PPDL Case Study #2: Sickly blue holly

A group of samples of several varieties of blue holly (Ilex x meservae) arrived in the lab from a commercial nursery in late January with a common problem, yellowing and rapidly dropping leaves and general poor growth (Fig. 1).

After ruling out disease and insects on the foliage we next checked the root systems. After washing away most of the soil we started to see areas of black roots (Fig. 2, 3 and 4), especially at the root tips (Fig. 5).  Microscopic examination of roots confirmed the suspicion that the plants had black root rot (BRR), caused by the fungus Thielaviopsis basicola. The distinctive black segmented spores (chlamydospores) make it easy to identify in the lab (Fig. 6 and 7)

The fungus usually begins by only rotting scattered roots throughout the root system. As it spreads it can cause significant root loss and stunting of susceptible host plants. The pathogen mainly causes stunting and yellowing in Ilex x meservae but could also reduce plant tolerance to other stress factors such as heat, cold or nutrient problems. In this case the amount root rot probably would not cause the extensive leaf drop the grower was seeing. After a phone call we came to the conclusion that while BRR was causing stunting and plant stress, the major leaf drop was more likely a reaction to excessive heat buildup in the overwintering structure.

Thielaviopsis chlamydospores (Fig. 6 and 7) are resistant to drying and cold and make it difficult to eliminate the pathogen from production systems. It can be spread by infested pots, water, media, movement of infected plants, or vectored by soil-inhabiting insects such as fungus gnats and shore flies. Fungicide drenches can slow development but will not cure infected plants so diligent sanitation to remove infected plants and debris is important for management. Infected plants that appear normal may go undetected and result in spreading Thielaviopsis to garden centers and landscapes. Once landscape beds are infested the fungus remains in the soil for years. Fungicides drenches containing Thiophanate methyl can be used in nursery and greenhouse crops to prevent infection and Orkestra has been found to be suppressive. Fungicide drenches are impractical and generally ineffective in landscape beds and the main recommendation is to avoid using highly susceptible plants in infested beds. It’s also impractical and ineffective to try to get rid of the fungus by digging out and replacing infested soil. Stick with resistant plants.

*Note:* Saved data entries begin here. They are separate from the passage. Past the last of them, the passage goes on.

# ayotoasset/AdditiveCausalExpansion

Measured on AMD Instinct MI355X. Metric: log-marg-lik+grad evals/sec at n=16384,d=20; Cholesky GF/s vs MFMA peak, higher is better.
Workload: dtype f64; 1 GPU; C2: n=16384, d=20, Matern32, ns basis B=10, fp64; one para_update (kernel assembly + SPD inverse/log-det + all P gradients + RMSE/evidence + Nadam step) per step; n=16384, p=20, B=10, kernel=Matern32, parallelism=single

## Files before the change

additivecausalexpansion_amd/__init__.py:

```python
from ._lib import AceError, Context, default_context, lib
from .native import (
    DMat, Adam_cpp, Nadam_cpp, Nesterov_cpp, coef_contract, grad_Matern_cpp, grad_SE_cpp,
    invkernel_cpp, kernmat_Matern32_cpp, kernmat_Matern32_symmetric_cpp, kernmat_SE_cpp,
    kernmat_SE_symmetric_cpp, mu_solution_cpp, ncs_basis, ncs_basis_deriv, norm_clip_cpp,
    normalize_test, normalize_train, pred_cpp, pred_marginal_cpp, robust_levels, stats_cpp)
from .model import (
    DeviceModel, KernelClass_Matern32_R6, KernelClass_SE_R6, comm_unique_id, optAdam, optNadam,
    optNesterov, set_optimizer)
from .r6 import R6KernelMatern32, R6KernelSE
from .train import (
    AceFit, ace_train, coef_posterior, linear_spline, ns_spline, predict_ace, response_surface,
    robust_treatment, set_basis, set_initial_parameters, square_spline)
```

additivecausalexpansion_amd/_lib.py:

```python
from __future__ import annotations

import ctypes
import os
import threading

import numpy as np

_HERE = os.path.dirname(os.path.abspath(__file__))
LIB_PATH = os.environ.get("ACE_LIB_PATH") or os.path.join(_HERE, "libace_hip.so")

ACE_KERNEL_SE = 0
ACE_KERNEL_MATERN32 = 1
KIND = {"SE": ACE_KERNEL_SE, "Matern32": ACE_KERNEL_MATERN32}

_D = ctypes.POINTER(ctypes.c_double)
_I64 = ctypes.c_int64
_I32 = ctypes.POINTER(ctypes.c_int32)
_vp = ctypes.c_void_p

SIGNATURES = {
    "ace_abi_version": (ctypes.c_int, []),
    "ace_create": (ctypes.c_int, [ctypes.c_int, ctypes.POINTER(_vp)]),
    "ace_destroy": (None, [_vp]),
    "ace_last_error": (ctypes.c_char_p, [_vp]),
# ... 35 lines not shown
                                    _vp, _vp, ctypes.c_double, ctypes.c_double, _D, _D, _D]),
    "ace_pred_marginal_dev": (ctypes.c_int, [_vp, _I64, _I64, _D, _D, ctypes.c_double,
                                             ctypes.c_double, _vp, _vp, _vp, ctypes.c_double,
                                             ctypes.c_double, ctypes.c_double, ctypes.c_int, _D,
                                             _D, _D, _D]),
    "ace_nesterov": (ctypes.c_int, [_I64, ctypes.c_double, ctypes.c_double, _D, _D, _D]),
    "ace_nadam": (ctypes.c_int, [_I64, ctypes.c_double, ctypes.c_double, ctypes.c_double,
                                 ctypes.c_double, ctypes.c_double, _D, _D, _D, _D]),
    "ace_adam": (ctypes.c_int, [_I64, ctypes.c_double, ctypes.c_double, ctypes.c_double,
                                ctypes.c_double, ctypes.c_double, _D, _D, _D, _D]),
    "ace_norm_clip": (None, [ctypes.c_int, _I64, _D, ctypes.c_double]),
    "ace_ncs_basis": (ctypes.c_int, [_I64, _D, _I64, _D, _D, ctypes.POINTER(_I64)]),
    "ace_ncs_basis_deriv": (ctypes.c_int, [_I64, _D, _I64, _D, _D, ctypes.POINTER(_I64)]),
    "ace_normalize_train": (ctypes.c_int, [_I64, ctypes.c_int, ctypes.c_int, _D, _D, _D, _D]),
    "ace_normalize_test": (ctypes.c_int, [_I64, ctypes.c_int, ctypes.c_int, _D, _D, _D, _I64]),
    "ace_model_create": (ctypes.c_int, [_vp, ctypes.c_int, _I64, ctypes.c_int, ctypes.c_int,
                                        ctypes.POINTER(_vp)]),
    "ace_model_destroy": (None, [_vp]),
    "ace_model_set_data": (ctypes.c_int, [_vp, _D, _D, _D, ctypes.c_double]),
    "ace_model_para_update": (ctypes.c_int, [_vp, ctypes.c_int, _D, _D, _D, _D]),
    "ace_model_train_stats": (ctypes.c_int, [_vp, _D, _D]),
    "ace_model_get_inverse": (ctypes.c_int, [_vp, _D]),
    "ace_model_apply_inverse": (ctypes.c_int, [_vp, _I64, _D, _D]),
    "ace_model_predict": (ctypes.c_int, [_vp, _D, _I64, _D, _D, ctypes.c_double, ctypes.c_double,
                                         _D, _D, _D]),
    "ace_model_predict_marginal": (ctypes.c_int, [_vp, _D, _I64, _D, _D, _D, ctypes.c_double,
                                                  ctypes.c_double, ctypes.c_int, _D, _D, _D,
                                                  _D]),
    "ace_model_predict_marginal_groups": (ctypes.c_int, [_vp, _D, _I64, _D, _D, ctypes.c_double,
                                                         ctypes.c_double, ctypes.c_int, _I32, _D,
# ... 134 lines not shown
```

additivecausalexpansion_amd/csrc/ace_api.cpp:

```cpp
#include <hip/hip_runtime.h>
#include <hip/hip_ext.h>

#include <algorithm>
#include <chrono>
#include <cmath>
#include <cstdio>
#include <cstring>
#include <limits>
#include <string>
#include <thread>
#include <vector>

#include "../../include/ace_hip.h"

#include "ace_common.h"
#include "ace_internal.h"
#include "ace_model.h"

using namespace ace;

std::string g_create_err;

namespace {
double sync_timeout_s() {
// ... 484 lines not shown
    const int per = asm_fill_on() ? assembly_persist_per_cu(s.kind, s.PM, s.B) : 0;
    if (per > 0) {
      fill = AsmFill{s.kind, s.PM, s.B, s.ZS, 32 * R * per, ps, w.npad, w.naug, tv, sig, w.A.d(), w.aq.i()};
      sy.fill = asm_fill;
      sy.fill_arg = &fill;
    }
  } else {
    ck(ctx, launch_assembly(0, s.kind, s.PM, ps, ps, w.npad, s.B, s.ZS, tv, sig, w.A.d(), w.naug,
                            nullptr, st, nullptr, 0, 1, 2),
       "assembly");
  }
  if (ev_asm) ck(ctx, hipEventRecord(ev_asm[1], st), "event");
  ck(ctx, run_sweep(w.bufs(), st, &sy, tmg), "sweep");
}

void build_grad_tiles(ace_ctx *ctx, int64_t n, DBuf &tiles, int64_t *ntiles, int64_t *ndiag) {
  *ntiles = grad_ntiles(n);
  *ndiag = -1;
  const int S = grad_order_block();
  if (S <= 0) return;
  const int64_t ntr = (n + AT - 1) / AT;
  std::vector<Tile> lst, low;
  for (int64_t I = 0; I < ntr; ++I) lst.push_back(Tile{(int)I, (int)I});
  for (int64_t I = 1; I < ntr; ++I)
    for (int64_t J = 0; J < I; ++J) low.push_back(Tile{(int)I, (int)J});
  const std::vector<Tile> o = xcd_update_order(low, S);
  lst.insert(lst.end(), o.begin(), o.end());
  alloc(ctx, tiles, lst.size() * sizeof(Tile), "alloc grad tiles");
  upload_bytes(ctx, tiles.p, lst.data(), lst.size() * sizeof(Tile), "upload grad tiles");
  *ntiles = (int64_t)lst.size();
  *ndiag = ntr;
}

static bool slice_norms_on() {
  static const bool v = env_int("ACE_NORMS", 1) != 0;
  return v;
}

namespace {

void model_pipeline(ace_model *m, SweepWork &w, const double *theta, int use_mu, bool timed,
// ... 2 lines not shown
  hipStream_t st = ctx->stream;
  const Shape &s = m->s;
  TabView tv = tab_view(m->tab, s);
  double sig = 0.0;
  if (theta_dev) {
    ck(ctx, launch_make_tab(theta_dev, s.B, s.p, s.PM, m->tab.d(), st), "tables");
    tv.sig = m->tab.d() + 2 * s.B * s.PM + s.B;
  } else {
    std::vector<double> tab = make_tab(theta, s);
    double *h = m->hio.ensure(ctx, tab.size() + m->res.bytes / sizeof(double));
    std::copy(tab.begin(), tab.end(), h);
    ck(ctx, hipMemcpyAsync(m->tab.p, h, tab.size() * sizeof(double), hipMemcpyHostToDevice, st),
       "upload tables");
    sig = std::exp(theta[0]);
  }
  const PairSide ps = m->side.view(m->n);
  if (m->norms.p) {
    const int NS = s.kind == ACE_KERNEL_MATERN32 ? s.B + 1 : s.B;
    ck(ctx, launch_slice_norms(ps.X, s.PM, m->npad, s.B, NS, tv.wk,
                               s.kind == ACE_KERNEL_MATERN32 ? tv.wg + (s.B - 1) * s.PM : tv.wk,
                               m->norms.d(), st),
       "slice norms");
    tv.norms = m->norms.d();
    tv.ldn = m->npad;
  }
  const int ts = m->tset;
  SweepTiming tmg;
  const size_t nset = m->ev_upd.size() / 2;
  tmg.ev = m->ev_upd.data() + ts * nset;
  tmg.nev = (int)nset;
  tmg.used = &m->upd_used[ts];
// ... 207 lines not shown
}

int ace_model_set_data(ace_model *m, const double *y, const double *X, const double *Z,
                       double std_y) {
  if (!m) return ACE_ERR_ARG;
  ace_ctx *ctx = m->ctx;
  ACE_TRY
  ck(ctx, hipSetDevice(ctx->device), "hipSetDevice");
  arg(ctx, y && (m->s.p == 0 || X) && (m->s.B == 1 || Z), "null argument");
  if (m->shard) {
    shard_set_data(m->shard, y, X, Z);
    m->std_y = std_y;
    m->has_data = true;
    return ACE_OK;
  }
  upload_side(ctx, m->side, m->s, X, Z, m->n, m->npad);
  std::vector<double> yp((size_t)m->npad, 0.0);
  std::copy(y, y + m->n, yp.begin());
  upload_bytes(ctx, m->y.p, yp.data(), yp.size() * sizeof(double), "upload y");
  m->std_y = std_y;
  sync(ctx);
  m->has_data = true;
  return ACE_OK;
  ACE_CATCH
}

#ifdef ACE_HOST_TRACE
static double host_us() {
  return std::chrono::duration<double, std::micro>(std::chrono::steady_clock::now().time_since_epoch())
      .count();
}
static double g_ht_exit = 0.0;
#define ACE_HT(name) const double name = host_us()
// ... 100 lines not shown
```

Highly susceptible plants include:

Woody plants: Blue hollies, Boxwood, Barberry, Euonymus

Herbaceous plants: Astilbe, Catharanthus (annual vinca), Calibrachoa (Million bells), Begonia, Dianthus, Dicentra sp., Fuchsia, Geranium, Heuchera, Hibiscus sp., Hypericum spp. (St. Johnswort), Lavender, Columbine, Impatiens, Pansy/Viola, Petunia, Phlox, Rosemary, Scabiosa sp. (Pincushion Flower), Tiarella sp. (Foamflower), Zinnia.

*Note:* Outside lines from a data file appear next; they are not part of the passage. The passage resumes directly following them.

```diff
+                            if (j == 0) {
+                                s0 = t0;
+                                if (GRAD) { s1 = t1; s2 = t2; s3 = t3; }
+                            } else {
+                                s0 += t0;
+                                if (GRAD) { s1 += t1; s2 += t2; s3 += t3; }
                             }
                         }
                     }
-                    s0 = row16_sum(s0);
-                    if (GRAD) {
-                        s1 = row16_sum(s1);
-                        s2 = row16_sum(s2);
-                        s3 = row16_sum(s3);
-                    }
-                    (void)row_ok;
-                    if (seg == 0 && in_range) {
-                        double *o = Ob + (((step - 2) % (WS_OT + 1)) * WS_ROWS + row) * 4;
-                        o[0] = s0;
-                        if (GRAD) { o[1] = 2.0 * s1; o[2] = 2.0 * s2; o[3] = 2.0 * s3; }
-                    }
-                }
-                if (step - 2 - flushed == WS_OT) {
-                    flush(flushed, step - 2);
-                    flushed = step - 2;
-                }
-                if (GRAD) issue_grad(set, (unsigned)step);
+                    double *S = sw + (u & 1) * STILE;
+                    S[0] = s0;
+                    if (GRAD) { S[SQ] = s1; S[2 * SQ] = s2; S[3 * SQ] = s3; }
+                }
+                if (--fcount == 0) {
+                    flush(flushed, fslot);
+                    flushed += WS_OT;
+                    fslot = fslot == 0 ? (unsigned)WS_OT : fslot - 1u;
+                    fcount = WS_OT;
+                }
+                if (GRAD) issue_grad(set, o_a);
+                o_a = o_b;
+                o_b = o_c;
                 __syncthreads();
             }
         }
-        flush(flushed, nloc);
+        flush(flushed, fslot);
     }
 }
 
```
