# refresh-bio/kmer-db

Hardware: AMD Instinct MI355X
Metric: all2all k-mer pair-comparisons/sec (higher is better)
Workload: dtype u32

## Files before the change

kmer-db_amd/csrc/a2a_blocks.hip:

```cpp
#include "device_common.h"
#include "engine_internal.h"

#include "prim.h"

#include <algorithm>
#include <chrono>
#include <cmath>
#include <cstdio>
#include <cstdlib>
#include <cstring>

namespace {

__host__ __device__ __forceinline__ uint32_t tri32(uint32_t x) { return x * (x + 1u) / 2u; }

constexpr uint32_t RS_XCD_MAP = 1;
__device__ __forceinline__ uint32_t xcd_contiguous(uint32_t b, uint32_t n) {
    if (!RS_XCD_MAP) return b;
    return (b & 7u) * (n >> 3) + (b >> 3);
}

__device__ __forceinline__ unsigned long long shfl64(unsigned long long v, int src) {
    const uint32_t lo = (uint32_t)__shfl((int)(uint32_t)v, src, WAVE);
    const uint32_t hi = (uint32_t)__shfl((int)(uint32_t)(v >> 32), src, WAVE);
// ... 99 lines not shown
    if (!A.dopen) { A.dslot = arena_take_wide(A, pv, lane) << WCH_SHIFT; A.dopen = 1; }
    const uint32_t v = A.dslot, rem = WCH_REC - (v & (WCH_REC - 1u));
    if (cnt < rem) { A.dslot = v + cnt; return Resv{v, cnt, 0u}; }
    if (cnt == rem) { A.dopen = 0; return Resv{v, cnt, 0u}; }
    const uint32_t nv = arena_take_wide(A, pv, lane) << WCH_SHIFT;
    A.dslot = nv + (cnt - rem);
    return Resv{v, rem, nv};
}
__device__ __forceinline__ Resv arena_reserve(WaveArena& A, const PoolView& pv, uint32_t ent, uint32_t s, uint32_t cnt, uint32_t lane) {
    const uint32_t e = ent & A.tmask;
    uint32_t v = A.t_slot[e];
    if (A.direct) {
        if (v == KEY_NONE) v = arena_take(A, pv, s, lane) << CH_SHIFT;
    } else {
        const uint32_t key = A.t_key[e];
        if (key != s) {
            if (key != KEY_NONE && lane == 0) pv.chunk_fill[v >> CH_SHIFT] = v & (CH_REC - 1u);
            v = arena_take(A, pv, s, lane) << CH_SHIFT;
        }
    }
    const uint32_t rem = CH_REC - (v & (CH_REC - 1u));
    Resv r{v, cnt, 0u};
    uint32_t nkey = s, nv = v + cnt;
    if (cnt >= rem) {
        if (lane == 0) pv.chunk_fill[v >> CH_SHIFT] = CH_REC;
        if (cnt == rem) { nkey = KEY_NONE; nv = KEY_NONE; }
        else {
            nv = arena_take(A, pv, s, lane) << CH_SHIFT;
            r = Resv{v, rem, nv};
            nv += cnt - rem;
        }
    }
    if (lane == 0) { A.t_slot[e] = nv; if (!A.direct) A.t_key[e] = nkey; }
    lds_sync();
    return r;
}
__device__ __forceinline__ void arena_finish(const WaveArena& A, const PoolView& pv, uint32_t lane) {
    if (A.tmask == 0) return;
    for (uint32_t e = lane; e <= A.tmask; e += WAVE) {
        const uint32_t v = A.t_slot[e];
        if (v != KEY_NONE && (A.direct || A.t_key[e] != KEY_NONE)) pv.chunk_fill[v >> CH_SHIFT] = v & (CH_REC - 1u);
    }
}

__device__ __forceinline__ void wide_emit(WaveArena& A, const PoolView& pv, bool on, unsigned long long rows, unsigned long long cols, uint32_t w, uint32_t stream,
                                          uint32_t lane, unsigned long long lt_mask) {
    const uint32_t dbits = pv.pshift ? (64u - pv.pshift - 2u < 16u ? 64u - pv.pshift - 2u : 16u) : pv.dbits;
    const uint32_t dmask = (1u << dbits) - 1u;
    uint32_t j = 0;
    for (;;) {
        const unsigned long long grp = __ballot(on);
        if (!grp) break;
        const Resv r = arena_reserve_wide(A, pv, (uint32_t)__popcll(grp), lane);
        if (on) {
            const uint32_t slot = resv_slot(r, (uint32_t)__popcll(grp & lt_mask));
            if (pv.pshift) {
                pv.wrec[slot] = WideRec{rows, cols | ((unsigned long long)((w & dmask) | (j << dbits)) << pv.pshift)};
                pv.wkey[slot] = stream;
            } else {
                pv.wrec[slot] = WideRec{rows, cols};
                pv.wkey[slot] = stream | (((w & dmask) | (j << dbits)) << pv.kbits);
            }
        }
        w >>= dbits; ++j;
        on = on && w != 0;
    }
}
__device__ __forceinline__ uint32_t wide_weight(uint32_t key, uint32_t kbits, uint32_t dbits) {
    const uint32_t f = key >> kbits, dig = f & ((1u << dbits) - 1u), j = f >> dbits;
    const uint32_t sh = j * dbits;
    return sh < 32u ? dig << sh : 0u;
}
struct RowTab { uint32_t* pos; uint32_t* end; uint32_t n; };
__host__ __device__ inline size_t rowtab_bytes(uint32_t n_rows) { return ((size_t)8 * n_rows + 15) & ~(size_t)15; }
__device__ __forceinline__ void rowtab_init(RowTab& R, uint32_t* lds, uint32_t n, uint32_t lane) {
    R.pos = lds; R.end = lds + n; R.n = n;
    for (uint32_t e = lane; e < 2u * n; e += WAVE) lds[e] = 0u;
    lds_sync();
}
__device__ __forceinline__ void row_emit(WaveArena& A, const PoolView& pv, const RowTab& R, bool on, uint32_t X, unsigned long long rows, unsigned long long cols,
                                         uint32_t w, uint32_t stream, uint32_t lane, unsigned long long lt_mask) {
    const uint32_t dbits = pv.pshift ? (64u - pv.pshift - 2u < 16u ? 64u - pv.pshift - 2u : 16u) : pv.dbits;
    const uint32_t dmask = (1u << dbits) - 1u;
    uint32_t j = 0;
    for (;;) {
        const unsigned long long onm = __ballot(on);
        if (!onm) break;
        const uint32_t pX = (uint32_t)__shfl_up((int)X, 1, WAVE);
        const bool lead = on && (lane == 0u || !((onm >> (lane - 1u)) & 1ull) || pX != X);
        const unsigned long long leaders = __ballot(lead);
        uint32_t ll = lane, cnt = 0;
        if (on) {
            ll = 63u - (uint32_t)__builtin_clzll(leaders & (lt_mask | (1ull << lane)));
            const unsigned long long above = ll == 63u ? 0ull : ~((2ull << ll) - 1ull);
            const unsigned long long after = (leaders | ~onm) & above;
            cnt = (after ? (uint32_t)__builtin_ctzll(after) : 64u) - ll;
        }
        uint32_t old = 0, end = 0;
        if (lead) { end = R.end[X]; old = atomicAdd(&R.pos[X], cnt); }
        uint32_t p = (uint32_t)__shfl((int)old, (int)ll, WAVE) + (lane - ll);
        const uint32_t e = (uint32_t)__shfl((int)end, (int)ll, WAVE);
        bool ovf = on && p >= e;
        unsigned long long pend = __ballot(ovf);
        while (pend) {
            const uint32_t l0 = (uint32_t)__builtin_ctzll(pend);
            const uint32_t X0 = bcast(X, l0), e0 = bcast(e, l0);
            lds_sync();
            const uint32_t tot = R.pos[X0];
            const uint32_t over = tot - e0;
            const uint32_t nnew = (over + CH_REC - 1u) >> CH_SHIFT;
            if (lane == 0 && e0) pv.chunk_fill[(e0 - 1u) >> CH_SHIFT] = CH_REC;
            const bool mine = ovf && X == X0;
            const uint32_t qv = p - e0;
            uint32_t cl = 0;
            for (uint32_t i = 0; i < nnew; ++i) {
                cl = arena_take(A, pv, pv.n_states + X0, lane);
                if (lane == 0 && i + 1u < nnew) pv.chunk_fill[cl] = CH_REC;
                if (mine && (qv >> CH_SHIFT) == i) p = (cl << CH_SHIFT) | (qv & (CH_REC - 1u));
            }
            if (lane == 0) { R.pos[X0] = (cl << CH_SHIFT) + (over - ((nnew - 1u) << CH_SHIFT)); R.end[X0] = (cl << CH_SHIFT) + CH_REC; }
            lds_sync();
            ovf = ovf && !mine;
            pend = __ballot(ovf);
        }
        if (on) {
            if (pv.pshift) {
                ((WideRec*)pv.rec)[p] = WideRec{rows, cols | ((unsigned long long)((w & dmask) | (j << dbits)) << pv.pshift)};
                pv.recw[p] = stream;
            } else {
                ((WideRec*)pv.rec)[p] = WideRec{rows, cols};
                pv.recw[p] = stream | (((w & dmask) | (j << dbits)) << pv.kbits);
            }
        }
        w >>= dbits; ++j;
        on = on && w != 0;
    }
}
__device__ __forceinline__ void rowtab_finish(const RowTab& R, const PoolView& pv, uint32_t lane) {
    lds_sync();
    for (uint32_t X = lane; X < R.n; X += WAVE) {
        const uint32_t e = R.end[X];
        if (e) pv.chunk_fill[(e - 1u) >> CH_SHIFT] = CH_REC - (e - R.pos[X]);
    }
}
__device__ __forceinline__ void rec_store_diag(const PoolView& pv, uint32_t slot, unsigned long long rows, uint32_t w) {
    const uint32_t ch = slot >> CH_SHIFT, r = slot & (CH_REC - 1u);
    ((unsigned long long*)(pv.rec + ((size_t)ch << (CH_SHIFT + 4))))[r] = rows;
    pv.recw[slot] = w;
}

__global__ void fill_u32_kernel(uint32_t* __restrict__ p, uint32_t n, uint32_t v) {
    const uint32_t i = blockIdx.x * blockDim.x + threadIdx.x;
    if (i < n) p[i] = v;
}
__global__ void iota_u32_kernel(uint32_t* __restrict__ p, uint32_t n) {
    const uint32_t i = blockIdx.x * blockDim.x + threadIdx.x;
    if (i < n) p[i] = i;
}

struct K0Params {
    const uint2* k0in;
    const uint32_t* bitrel;
    const uint64_t* blkbase;
    const uint64_t* bits;
    const uint32_t* perm;
    uint32_t P;
    uint32_t short_ids;
    BlockMap bm;
    unsigned long long* p0_mask;
    uint32_t* p0_info;
    uint32_t* pair_ofs;
    uint16_t* pair_blk;
    unsigned long long* pair_mask;
    uint32_t* pair_cursor;
    uint32_t n_regions, region_cap, spill_cap;
    uint32_t* counters;
};
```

Vegetables: Carrot, Cucurbits, Okra, Eggplant, Ornamental tobacco, Tomato

So what plants are resistant to Thielaviopsis? That’s a tougher question to answer. We don’t have documented studies on this but observational data suggests the following plants are likely resistant or tolerant of the fungus:

Woody plants: American holly is tolerant and English and Chinese hollies are generally considered resistant and can be used where they are winter hardy.

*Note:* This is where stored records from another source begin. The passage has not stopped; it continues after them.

@@ -1289,28 +1304,29 @@
       if constexpr (HAS_VALS) pe[j] = __builtin_nontemporal_load(&sval[(size_t)rr * 64 + lane]); else pe[j] = 0u;
     }
     if (gterms != nullptr) {
-      const uint32_t g0 = gslice[sl], gn = gslice[sl + 1] - g0;
+      const uint32_t g0 = desc_word(dv, 2), gn = desc_word(dv, 3) - g0;
       pga = g0 + (uint32_t)((unsigned long long)gn * (unsigned)wg / 256ull);
       pgb = g0 + (uint32_t)((unsigned long long)gn * (unsigned)(wg + 1) / 256ull);
 #pragma unroll
       for (int j = 0; j < GK; j++) {
         const uint32_t i = pga + (uint32_t)(j * BLOCK) + threadIdx.x;
+        gc[j] = 0u; gd[j] = 0u; ge[j] = 0u;
         if (i < pgb) {
           gc[j] = __builtin_nontemporal_load(&gcol[i]);
           gd[j] = __builtin_nontemporal_load(&gdst[i]);
-          if constexpr (HAS_VALS) ge[j] = __builtin_nontemporal_load(&gval[i]); else ge[j] = 0u;
-        }
-      }
-    }
-    if (nrows_long > 0 && !(ABL & 4)) {
+          if constexpr (HAS_VALS) ge[j] = __builtin_nontemporal_load(&gval[i]);
+        }
+      }
+    }
+    if (with_long) {
       const size_t eb = blk * NLP;
-      pl0 = lps[eb];
-      pl1 = lps[eb + NLP];
+      pl0 = desc_word(dv, 4);
+      pl1 = desc_word(dv, 5);
       if (lj >= 0) { pps = lps[eb + lj]; ppe = lps[eb + lj + 1]; }
       const uint32_t n = pl1 - pl0 < (uint32_t)stage_words ? pl1 - pl0 : (uint32_t)stage_words;
-#pragma unroll
-      for (int j = 0; j < KMAX; j++) {
-        if ((uint32_t)(j * BLOCK) < n) {
+      if (n > 0) {
+#pragma unroll
+        for (int j = 0; j < KMAX; j++) {
           const uint32_t i = (uint32_t)(j * BLOCK) + threadIdx.x;
           const uint32_t ii = pl0 + (i < n ? i : n - 1);
           lc[j] = __builtin_nontemporal_load(&lcol[ii]);
@@ -1319,12 +1335,14 @@
       }
     }
   };
-  prefetch(0);
+  auto pin = [](uint32_t& v) { asm volatile("" : "+v"(v)); };
+  uint32_t dn = descriptors(0);
+  prefetch(0, dn);
+  int base = slice_base[0], bnext = (int)desc_word(dn, 6);
   [[maybe_unused]] unsigned long long tphase = 0;
   if constexpr (ABL & 8) tphase = wall_clock64();
   for (int sl = 0; sl < nslices; sl++) {
-    const int base = slice_base[sl];
-    const int slen = slice_base[sl + 1] - base;
+    const int slen = bnext - base;
     int hq = 0;
     if constexpr (SHARDED) { const int cap = (hot_words < HOT ? hot_words : HOT) / nsub; hq = slen < cap ? slen : cap; }
     const int nhot = SHARDED ? hq * nsub : (slen < HOT ? slen : HOT);
@@ -1338,70 +1356,83 @@
         for (int i = threadIdx.x; i < hq; i += BLOCK) s_pool[q * hq + i] = xq_[i];
       }
     } else {
-      for (int i = threadIdx.x; i < nhot; i += BLOCK) s_pool[i] = ((const uint32_t*)x)[base + i];
-    }
+      typedef __attribute__((address_space(1))) const void* gptr_t;
+      typedef __attribute__((address_space(3))) void* lptr_t;
+      const uint32_t* __restrict__ xs = (const uint32_t*)x + base;
+      __builtin_amdgcn_s_waitcnt(0x0f70);
+#pragma nounroll
+      for (int k0 = 0; k0 < nhot; k0 += BLOCK) {
+        const int i = k0 + (int)threadIdx.x;
+        if (i < nhot) __builtin_amdgcn_global_load_lds((gptr_t)(xs + i), (lptr_t)(s_pool + k0 + wv * 64), 4, 0, 0);
+      }
+    }
+    dn = descriptors(sl + 1 < nslices ? sl + 1 : sl);
+    if constexpr (!SHARDED) __builtin_amdgcn_s_waitcnt(0);
     __syncthreads();
+    pin(dn);
     GM_SELL_TICK(1);
-    auto gather = [&](uint32_t c4) {
-      if constexpr (SHARDED) {
-        const bool h = (c4 & GM_SWEEP_HOT) != 0u;
-        const uint32_t mh = *(const uint32_t*)((const char*)s_pool + (h ? (c4 & 0x3ffffffcu) : 0u));
-        const uint32_t mg = *(const uint32_t*)(xb + (h ? base4 : c4));
-        return h ? mh : mg;
-      } else {
-      const uint32_t rel4 = c4 - base4;
-      if constexpr ((ABL & 3) == 1) return c4;
-      if constexpr ((ABL & 3) == 2) return *(const uint32_t*)((const char*)s_pool + (nhot4 ? (rel4 % nhot4) & ~3u : 0u));
-      const bool h = rel4 < nhot4;
-      const uint32_t mh = *(const uint32_t*)((const char*)s_pool + (h ? rel4 : 0u));
-      const uint32_t mg = *(const uint32_t*)(xb + (h ? base4 : c4));
-      return h ? mh : mg;
-      }
+    auto is_hot = [&](uint32_t c4) {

Herbaceous plants: Thielaviopsis is not reported on these plants so they are likely resistant: Black-eyed Susan, Coneflower, Daylily, Eryngium amethystinum (Sea Holly), perennial Coreopsis, Little bluestem, Russian Sage, Veronica spp., Yarrow.

Thielaviopsis is known to occur on these plants but is reported infrequently so they are probably tolerant: Campanula (Bellflower), Lobularia maritima (Sweet alyssum), Pachysandra, Peony, Poppy, Salvia, Verbena.

Keep in mind that even tolerant plants can succumb to disease if the growing conditions are poor.  Avoid excess fertilizer and try to make sure landscape beds have good drainage.